Assembly Speaker Carl Heastie (D-Bronx) stands with fellow lawmakers in...

Assembly Speaker Carl Heastie (D-Bronx) stands with fellow lawmakers in the Assembly Chamber at the Capitol in Albany after being elected to the position on Feb. 3, 2015. Credit: AP / Mike Groll

(Updates with comment from Sen. Stewart-Cousins)

Assembly Speaker Carl Heastie on Tuesday said he’d be willing to have the leader of the minority party Republicans join him in “three men in a room” negotiations over the $149.9 billion state budget, but it’s up to Gov. Andrew M. Cuomo who gets into those closed-door talks.

“The governor is the person who invites people to the meetings,” Heastie said in his news conference on the budget. “You should ask the governor those questions.”

When Cuomo last month was asked the same question about transparency in the budget process, the governor told reporters: “It’s up to the Legislature who they want to invite.”
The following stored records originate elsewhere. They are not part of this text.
struct CleanTexels { const float4* packed; const float4* vertConf; const float4* colorTime; const uint32_t* idx; };
template <bool PACKED>
MF_D void cleanWindow(const CleanEntry& e, const CleanParams& P, const CleanTexels& tx, int& count, int& zCount)
{
    const int W = P.W, H = P.H;
    const float cols = (float)W, rows = (float)H, ftime = (float)P.time;
    const float stepX = 1.0f / cols, stepY = 1.0f / rows;
    const float scale = 1.0f, wm = 2;
    const float ixs = stepX * 0.5f / scale, iys = stepY * 0.5f / scale;
    int txs[5], tys[5]; int nx = 0, ny = 0;
#pragma unroll
    for (int k = 0; k < 5; ++k) { txs[k] = -1; tys[k] = -1; }
    for (float i = e.xn - (scale * ixs * wm); i < e.xn + (scale * ixs * wm); i += ixs) {
        int t = clampi((int)floorf(i * cols), 0, W - 1);
#pragma unroll
        for (int k = 0; k < 5; ++k) if (k == nx) txs[k] = t;
        ++nx;
    }
    for (float j = e.yn - (scale * iys * wm); j < e.yn + (scale * iys * wm); j += iys) {
        int t = clampi((int)floorf(j * rows), 0, H - 1);
#pragma unroll
        for (int k = 0; k < 5; ++k) if (k == ny) tys[k] = t;
        ++ny;
    }
    int mxs[5], mys[5];
#pragma unroll
    for (int a = 0; a < 5; ++a) {
        mxs[a] = 0; mys[a] = 0;
#pragma unroll
        for (int c = 0; c < 5; ++c) { mxs[a] += (txs[c] == txs[a]) ? 1 : 0; mys[a] += (tys[c] == tys[a]) ? 1 : 0; }
    }
    int ux[3] = {0, 0, 0}, wx[3] = {0, 0, 0}, uy[3] = {0, 0, 0}, wy[3] = {0, 0, 0};
    int nux = 0, nuy = 0;
#pragma unroll
    for (int a = 0; a < 5; ++a) {
        if (!(txs[a] < 0 || (a > 0 && txs[a] == txs[a - 1]))) {
#pragma unroll
            for (int k = 0; k < 3; ++k) if (k == nux) { ux[k] = txs[a]; wx[k] = mxs[a]; }
            ++nux;
        }
        if (!(tys[a] < 0 || (a > 0 && tys[a] == tys[a - 1]))) {
#pragma unroll
            for (int k = 0; k < 3; ++k) if (k == nuy) { uy[k] = tys[a]; wy[k] = mys[a]; }
            ++nuy;
        }
    }
    count = 0; zCount = 0;
    if (PACKED) {
        float4 t[3][3];
#pragma unroll
        for (int b = 0; b < 3; ++b)
#pragma unroll
            for (int k = 0; k < 3; ++k) t[b][k] = __ldg(tx.packed + (uy[b] * W + ux[k]));
#pragma unroll
        for (int b = 0; b < 3; ++b)
#pragma unroll
            for (int k = 0; k < 3; ++k) {
                const uint32_t zb = __float_as_uint(t[b][k].z), tb = __float_as_uint(t[b][k].w);
                if (b >= nuy || k >= nux || (zb & 0x7fffffffu) == 0u) continue;
                const float mz = __uint_as_float(zb & 0x7fffffffu), initT = __uint_as_float(tb & 0x7fffffffu);
                const bool confOK = (zb >> 31) != 0u, lastNow = (tb >> 31) != 0u;
                const float ddx = t[b][k].x - e.lx, ddy = t[b][k].y - e.ly;
                if (initT < e.init && confOK && mz > e.lz && mz - e.lz < 0.01f && sqrtf(ddx * ddx + ddy * ddy) < e.rad * 1.4f)
                    count += wx[k] * wy[b];
                if (lastNow && confOK && mz > e.lz && mz - e.lz > 0.01f && e.lnz > 0.85f)
                    zCount += wx[k] * wy[b];
            }
        return;
    }
#pragma unroll
    for (int b = 0; b < 3; ++b) {
        if (b >= nuy) break;
        float4 mc[3], tt[3]; uint32_t oc[3];
#pragma unroll
        for (int k = 0; k < 3; ++k) {
            const int q = uy[b] * W + ux[k];
            mc[k] = __ldg(tx.vertConf + q); tt[k] = __ldg(tx.colorTime + q); oc[k] = __ldg(tx.idx + q);
        }
#pragma unroll
        for (int k = 0; k < 3; ++k) {
            if (k >= nux || oc[k] == 0u) continue;
            const float initT = tt[k].z, lastT = tt[k].w;
            const float ddx = mc[k].x - e.lx, ddy = mc[k].y - e.ly;
            if (initT < e.init && mc[k].w > P.confThreshold && mc[k].z > e.lz && mc[k].z - e.lz < 0.01f && sqrtf(ddx * ddx + ddy * ddy) < e.rad * 1.4f)
                count += wx[k] * wy[b];
            if (lastT == ftime && mc[k].w > P.confThreshold && mc[k].z > e.lz && mc[k].z - e.lz > 0.01f && e.lnz > 0.85f)
                zCount += wx[k] * wy[b];
        }
    }
}

MF_D bool cleanFinish(float4& vp, float4& vc, float x, float y, float lpz, int count, int zCount, const CleanParams& P,
                      const float* __restrict__ depthFilt, const uint8_t* __restrict__ mask)
{
    const int W = P.W, H = P.H;
    const float ftime = (float)P.time;
    bool test = true;
    if (count > 8 || zCount > 4) test = false;
    if (vc.w == -2) vc.w = ftime;
    if (vc.w == -1 || ((ftime - vc.w) > 20 && vp.w < P.confThreshold)) test = false;
    if (vc.w > 0 && ftime - vc.w > P.ftimeDelta) test = true;
    float fxs = floorf(x), fys = floorf(y);
    int sx = (fxs != fxs) ? 0 : (fxs < 0 ? 0 : (fxs > (float)(W - 1) ? W - 1 : (int)fxs));
    int sy = (fys != fys) ? 0 : (fys < 0 ? 0 : (fys > (float)(H - 1) ? H - 1 : (int)fys));
    float wDepth = depthFilt[sy * W + sx];
    uint8_t maskValue = mask[sy * W + sx];
    if ((maskValue != P.maskID) && maskValue < 255 && (wDepth > lpz - 0.05f && wDepth < lpz + 0.05f)) {
        float f = (0.5f + 0.5f * (1 - P.outlierCoeff / 10.0f));
        if (maskValue == 0) vp.w *= f;
        else if (P.maskID == 0) vp.w *= 0.25f * f;
        else vp.w *= f;
    }
    return test;
}

#define SCAN_BLOCK 512
#define CAND_BUF 2048
__global__ void __launch_bounds__(256, 8) k_clean_p1(float4* __restrict__ pos, float4* __restrict__ col, const uint32_t* __restrict__ countPtr,
                                                  const uint8_t* __restrict__ aflag, float4* __restrict__ m0, float4* __restrict__ m1, int Ppix,
                                                  CleanParams P, const DevPose* __restrict__ dpose, const float* __restrict__ depthFilt, const uint8_t* __restrict__ mask,
                                                  uint8_t* __restrict__ keep, uint32_t* __restrict__ cand, uint32_t* __restrict__ candCount,
                                                  unsigned long long* __restrict__ indexKey, float indexMaxDepth)
{
    __shared__ uint32_t sBuf[8][CAND_BUF / 8];
    P.tinv = dpose->tinv;
    const uint32_t count = *countPtr;
    const uint32_t total = count + (uint32_t)Ppix;
    const float cols = (float)P.W, rows = (float)P.H, ftime = (float)P.time;
    const int lane = threadIdx.x & 31, warp = threadIdx.x >> 5;
    uint32_t staged = 0;
    auto flush = [&]() {
        uint32_t gbase = 0;
        if (lane == 0) gbase = atomicAdd(candCount, staged);
        gbase = __shfl_sync(0xffffffffu, gbase, 0);
        for (uint32_t i = lane; i < staged; i += 32) cand[gbase + i] = sBuf[warp][i];
        __syncwarp();
        staged = 0;
    };
    const uint32_t stride = gridDim.x * blockDim.x;
    float4 vpN = make_float4(0, 0, 0, 0), vcN = vpN;
    { const uint32_t e0 = blockIdx.x * blockDim.x + threadIdx.x; if (e0 < count) { vpN = pos[e0]; vcN = col[e0]; } }
    for (uint32_t base = blockIdx.x * blockDim.x; base < total; base += stride) {
        const uint32_t e = base + threadIdx.x;
        bool valid = false, need = false, noWindow = false;
        const bool isOld = e < count;
        float4 vp = vpN, vc = vcN;
        if (e + stride < count) { vpN = pos[e + stride]; vcN = col[e + stride]; }
        if (isOld) valid = true;
        else if (e < total) { uint32_t p = e - count; if (aflag[p] == 2) { vp = m0[p]; vc = m1[p]; valid = true; } }
        if (valid) {
            float3 lp = xform(P.tinv, make_float3(vp.x, vp.y, vp.z));
            float x = ((P.cam.fx * lp.x) / lp.z) + P.cam.cx;
            float y = ((P.cam.fy * lp.y) / lp.z) + P.cam.cy;
            need = ftime - vc.w < P.ftimeDelta && lp.z > 0 && x > 0 && y > 0 && x < cols && y < rows;
            if (indexKey && isOld && !(lp.z > indexMaxDepth || lp.z <= 0 || ftime - vc.w > P.ftimeDelta)) {
                const float zn = lp.z / indexMaxDepth;
                const float fx_ = floorf(x), fy_ = floorf(y);
                if (zn < 1.0f && fx_ >= 0 && fy_ >= 0 && fx_ < cols && fy_ < rows) {
                    const unsigned long long k = ((unsigned long long)__float_as_uint(zn) << 32) | e;
                    unsigned long long* dst = indexKey + ((int)fy_ * P.W + (int)fx_);
                    if (k < *dst) atomicMin(dst, k);
                    if (!need) { need = true; noWindow = true; }
                }
            }
            if (!need) {
                const float w0 = vp.w, t0 = vc.w;
                bool k = cleanFinish(vp, vc, x, y, lp.z, 0, 0, P, depthFilt, mask);
                if (isOld) { if (vp.w != w0) pos[e].w = vp.w; if (vc.w != t0) col[e].w = vc.w; }
                else { uint32_t p = e - count; m0[p].w = vp.w; m1[p].w = vc.w; }
                keep[e] = k ? 1 : 0;
            }
        } else if (e < total) keep[e] = 0;
        const unsigned nb = __ballot_sync(0xffffffffu, need);
        if (nb) {
            if (staged + 32 > CAND_BUF / 8) flush();
            if (need) sBuf[warp][staged + __popc(nb & ((1u << lane) - 1))] = noWindow ? (e | 0x80000000u) : e;
            staged += (uint32_t)__popc(nb);
            __syncwarp();
        }
    }
    if (staged) flush();
}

"All legislative leaders should be part of budget discussions,” said Assembly Minority Leader Brian Kolb (R-Canandaigua). "The governor needs to be more inclusive. Every New Yorker deserves to have their voice heard at the table.”

Cuomo had no comment.

Good-government advocates have long criticized the "three men in a room” talks that allows leaders to take positions and make trade-offs that don’t have to be made public, while deciding to spend billions of taxpayer dollars.

In the Senate, Majority Leader Dean Skelos (R-Rockville Centre) is partnering with Sen. Jeff Klein (D-Bronx), who leads the five members of the breakaway Independent Democratic Conference. Senate Democratic leader Andrea Stewart-Cousins -- who represents far more Democrats -- isn’t allowed in the negotiations in Cuomo’s office.

"All leaders should be ?included," said Stewart-Cousins. "The more diversity and light we can shine on this process the better it is for everyone."

The Albany tradition doesn’t allow the Assembly’s Republican minority or the Senate’s Democratic minority conference to have a seat at the budget hearings even though those conferences represent millions of New Yorkers.

Heastie (D-Bronx) also defended the budget process, noting he represents the views of his Democratic conference determined in their own closed-door meetings. He also noted that the Assembly and Senate hold public budget hearings in which advocates and lobbyists can make cases for specific spending.

“It would be almost impossible to try to negotiate everything in public,” he said.